Some of these mitigations are available “optionally.” I mean like in the case of Vbox, as an example, the L1Df vuln can be mitigated on a per machine basis on commandline using “VBoxManage modifyvm…”
There are 4 total commands specific to this particular vuln, and documentation says “perf degradation can be SEVERE…”
I have these options enabled in my machines, including Whonix and do not notice any performance issues. Perhaps others would? I guess the chip makes a difference?
Commands: --l1d-flush-on-vm-entry on, --l1d-flush-on-sched on, --ibpb-on-vm-entry on, --ibpb-on-vm-exit on.

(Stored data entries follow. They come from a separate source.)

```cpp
int nerfpp_adam_step(void* stream, float* params, const float* grads, float* exp_avg,
                     float* exp_avg_sq, int64_t n, int step, double lr, double beta1, double beta2,
                     double eps, const float* skip_if_nonzero);

const char* nerfpp_comm_last_error(void);
int nerfpp_rccl_unique_id(char out_id[128]);
int nerfpp_rccl_comm_init(void** comm, int world_size, const char id[128], int rank);
int nerfpp_rccl_comm_destroy(void* comm);
int nerfpp_allreduce_mean(void* stream, void* rccl_comm, float* grads, int64_t count, int world_size, int prescaled);

int64_t nerfpp_image_metrics_workspace_bytes(int n_frames, int H, int W);
int nerfpp_image_metrics_u8(void* stream, int n_frames, int H, int W, const uint8_t* gt, const uint8_t* pred,
                            void* workspace, double* out);

#ifdef __cplusplus
}
#endif
#endif
```

outdoor_nerf_depth_amd/_lib.py:

```python
import ctypes as C
import os

from . import _ctypes_util as U

_HERE = os.path.dirname(os.path.abspath(__file__))
LIB_PATH = os.environ.get('NERFPP_HIP_LIB') or os.path.join(_HERE, 'libnerfpp_hip.so')

OK = 0
ABI_VERSION = 9
PREC_BF16, PREC_SPLIT_BF16 = 1, 2
PREC_FP16_FWD = 3
PREC_SPLIT_FWD = 12
LOSS_RGB_ONLY, LOSS_MSE, LOSS_L1, LOSS_KL = 0, 1, 2, 3
LOSS_TYPES = {'rgbonly': LOSS_RGB_ONLY, 'mse': LOSS_MSE, 'l1': LOSS_L1, 'kl': LOSS_KL}
FG_PARAMS, BG_PARAMS, LEVEL_PARAMS = 595844, 606596, 1202440
MAX_SAMPLES = 256

_fp = C.c_void_p
_i64p = C.POINTER(C.c_int64)
_i32p = C.POINTER(C.c_int32)


class ForwardArgs(C.Structure):
    _fields_ = [('n_rays', C.c_int32), ('n_samples', C.c_int32), ('precision', C.c_int32),
                ('training', C.c_int32)] + \
               [(k, _fp) for k in ('ray_o', 'ray_d', 'fg_far', 'fg_z', 'bg_z', 'packed', 'workspace',
                                   'rgb', 'depth', 'fg_weights', 'bg_weights', 'fg_dists', 'fg_rgb',
                                   'fg_depth', 'bg_rgb', 'bg_depth', 'bg_lambda', 'ev_mlp_begin',
                                   'ev_mlp_end')]


class BackwardArgs(C.Structure):
    _fields_ = [('n_rays', C.c_int32), ('n_samples', C.c_int32), ('precision', C.c_int32),
                ('workspace_precision', C.c_int32)] + \
               [(k, _fp) for k in ('ray_d', 'fg_far', 'fg_z', 'bg_z', 'packed', 'workspace', 'tables',
                                   'g_rgb', 'g_depth', 'g_fg_weights')] + \
               [('grad_scale', C.c_float), ('grads', _fp)] + \
               [(k, _fp) for k in ('ev_bwd_begin', 'ev_bwd_end', 'ev_dw_begin', 'ev_dw_end', 'params')] + \
               [('defer_reduce', C.c_int32), ('fused_loss', C.c_int32), ('loss_type', C.c_int32),
                ('lambda_depth', C.c_float), ('kl_sigma', C.c_float)] + \
               [(k, _fp) for k in ('rgb', 'depth', 'rgb_gt', 'depth_sup', 'bad_count')]


SYMBOLS = {
    'nerfpp_last_error': (C.c_char_p, []),
    'nerfpp_abi_version': (C.c_int, []),
    'nerfpp_intersect_sphere': (C.c_int, [_fp, C.c_int, _fp, _fp, _fp, _fp]),
    'nerfpp_sample_coarse': (C.c_int, [_fp, C.c_int, C.c_int] + [_fp] * 9),
    'nerfpp_sample_coarse_rng': (C.c_int, [_fp, C.c_int, C.c_int, _fp, _fp, _fp, C.c_uint64, C.c_uint64, _fp, _fp, _fp, _fp]),
    'nerfpp_rng_uniform': (C.c_int, [_fp, C.c_uint64, C.c_uint64, C.c_int, C.c_int64, _fp]),
    'nerfpp_sample_pixels': (C.c_int, [_fp, C.c_uint64, C.c_uint64, C.c_int64, C.c_int, _fp]),
    'nerfpp_perturb_samples': (C.c_int, [_fp, C.c_int, C.c_int, _fp, _fp, _fp]),
    'nerfpp_sample_pdf': (C.c_int, [_fp, C.c_int, C.c_int, C.c_int, _fp, _fp, _fp, _fp, _fp]),
    'nerfpp_sample_fine': (C.c_int, [_fp, C.c_int, C.c_int, C.c_int, _fp, _fp, _fp, _fp, _fp, _fp]),
    'nerfpp_sample_fine_pair': (C.c_int, [_fp, C.c_int, C.c_int, C.c_int, _fp, _fp, _fp, _fp, _fp, _fp, _fp, _fp]),
    'nerfpp_sample_fine_pair_rng': (C.c_int, [_fp, C.c_int, C.c_int, C.c_int, _fp, _fp, _fp, _fp, _fp, _fp, C.c_uint64,
                                              C.c_uint64]),
    'nerfpp_gather_rays': (C.c_int, [_fp, C.c_int, C.c_int] + [_fp] * 9),
    'nerfpp_table_sizes': (C.c_int, [C.c_int, _i64p, _i64p, _i64p, _i64p, _i64p]),
    'nerfpp_build_tables': (C.c_int, [C.c_int, _i32p, _i32p, _i32p, _i32p]),
    'nerfpp_level_tables_elems': (C.c_int64, []),
    'nerfpp_build_level_tables': (C.c_int, [_i32p]),
    'nerfpp_dw_plan': (C.c_int, [C.c_int64, C.c_int, _i32p, _i32p]),
    'nerfpp_packed_bytes': (C.c_int64, [C.c_int]),
    'nerfpp_pack_level': (C.c_int, [_fp, C.c_int, _fp, _fp, _fp]),
    'nerfpp_workspace_bytes': (C.c_int64, [C.c_int, C.c_int, C.c_int, C.c_int]),
    'nerfpp_workspace_tensor': (C.c_int, [C.c_int, C.c_int, C.c_int, C.c_int, C.c_int, _i64p, _i32p, _i64p]),
    'nerfpp_level_forward': (C.c_int, [_fp, C.POINTER(ForwardArgs)]),
    'nerfpp_loss': (C.c_int, [_fp, C.c_int, C.c_int, C.c_int, C.c_float, C.c_float] + [_fp] * 12),
    'nerfpp_level_backward': (C.c_int, [_fp, C.POINTER(BackwardArgs)]),
    'nerfpp_level_reduce_grads': (C.c_int, [_fp, C.POINTER(BackwardArgs)]),
    'nerfpp_adam_step': (C.c_int, [_fp, _fp, _fp, _fp, _fp, C.c_int64, C.c_int, C.c_double, C.c_double,
                                   C.c_double, C.c_double, _fp]),
    'nerfpp_image_metrics_workspace_bytes': (C.c_int64, [C.c_int, C.c_int, C.c_int]),
    'nerfpp_image_metrics_u8': (C.c_int, [_fp, C.c_int, C.c_int, C.c_int, _fp, _fp, _fp, _fp]),
    'nerfpp_comm_last_error': (C.c_char_p, []),
    'nerfpp_rccl_unique_id': (C.c_int, [C.c_char_p]),
    'nerfpp_rccl_comm_init': (C.c_int, [C.POINTER(C.c_void_p), C.c_int, C.c_char_p, C.c_int]),
    'nerfpp_rccl_comm_destroy': (C.c_int, [_fp]),
    'nerfpp_allreduce_mean': (C.c_int, [_fp, _fp, _fp, C.c_int64, C.c_int, C.c_int]),
}

_lib = None


class NerfppError(RuntimeError):
    pass


def lib():
    global _lib
    if _lib is None:
        _lib = U.load(LIB_PATH, 'libnerfpp_hip.so', SYMBOLS, 'nerfpp_abi_version', ABI_VERSION, NerfppError,
                      ' (hipcc --offload-arch=gfx950). There is no CPU fallback for the NeRF++ hot path.')
    return _lib


check = U.checker(lib, 'nerfpp_last_error', NerfppError, 'nerfpp call')


def build_level_tables():
    import numpy as np
    n = lib().nerfpp_level_tables_elems()
    out = np.empty(n, np.int32)
    check(lib().nerfpp_build_level_tables(out.ctypes.data_as(_i32p)), 'nerfpp_build_level_tables')
    return out


def build_net_tables(net):
    import numpy as np
    sizes = [C.c_int64() for _ in range(5)]
    check(lib().nerfpp_table_sizes(net, *[C.byref(s) for s in sizes]), 'nerfpp_table_sizes')
    fwd, bias, bwd, slab, npar = [s.value for s in sizes]
    arrs = [np.empty(n, np.int32) for n in (fwd, bias, bwd, npar)]
    check(lib().nerfpp_build_tables(net, *[a.ctypes.data_as(_i32p) for a in arrs]), 'nerfpp_build_tables')
    return arrs[0], arrs[1], arrs[2], arrs[3], slab
```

There is also a set of commands for other vulns that I have not enabled. According to logs on non-Whonix Debian virtual machines, with the above commands enabled, spectre v1 and v2 are mitigated, MDS is mitigated using a clearing of cpu buffers, but warns for full mitigation to turn off smt (hyperthreading). It lists Spec. Store bypass a still vulnerable though. Since Spec. Store Bypass has been mitigated on the host through a microcode update, is the VM still vulnerable? I am not sure.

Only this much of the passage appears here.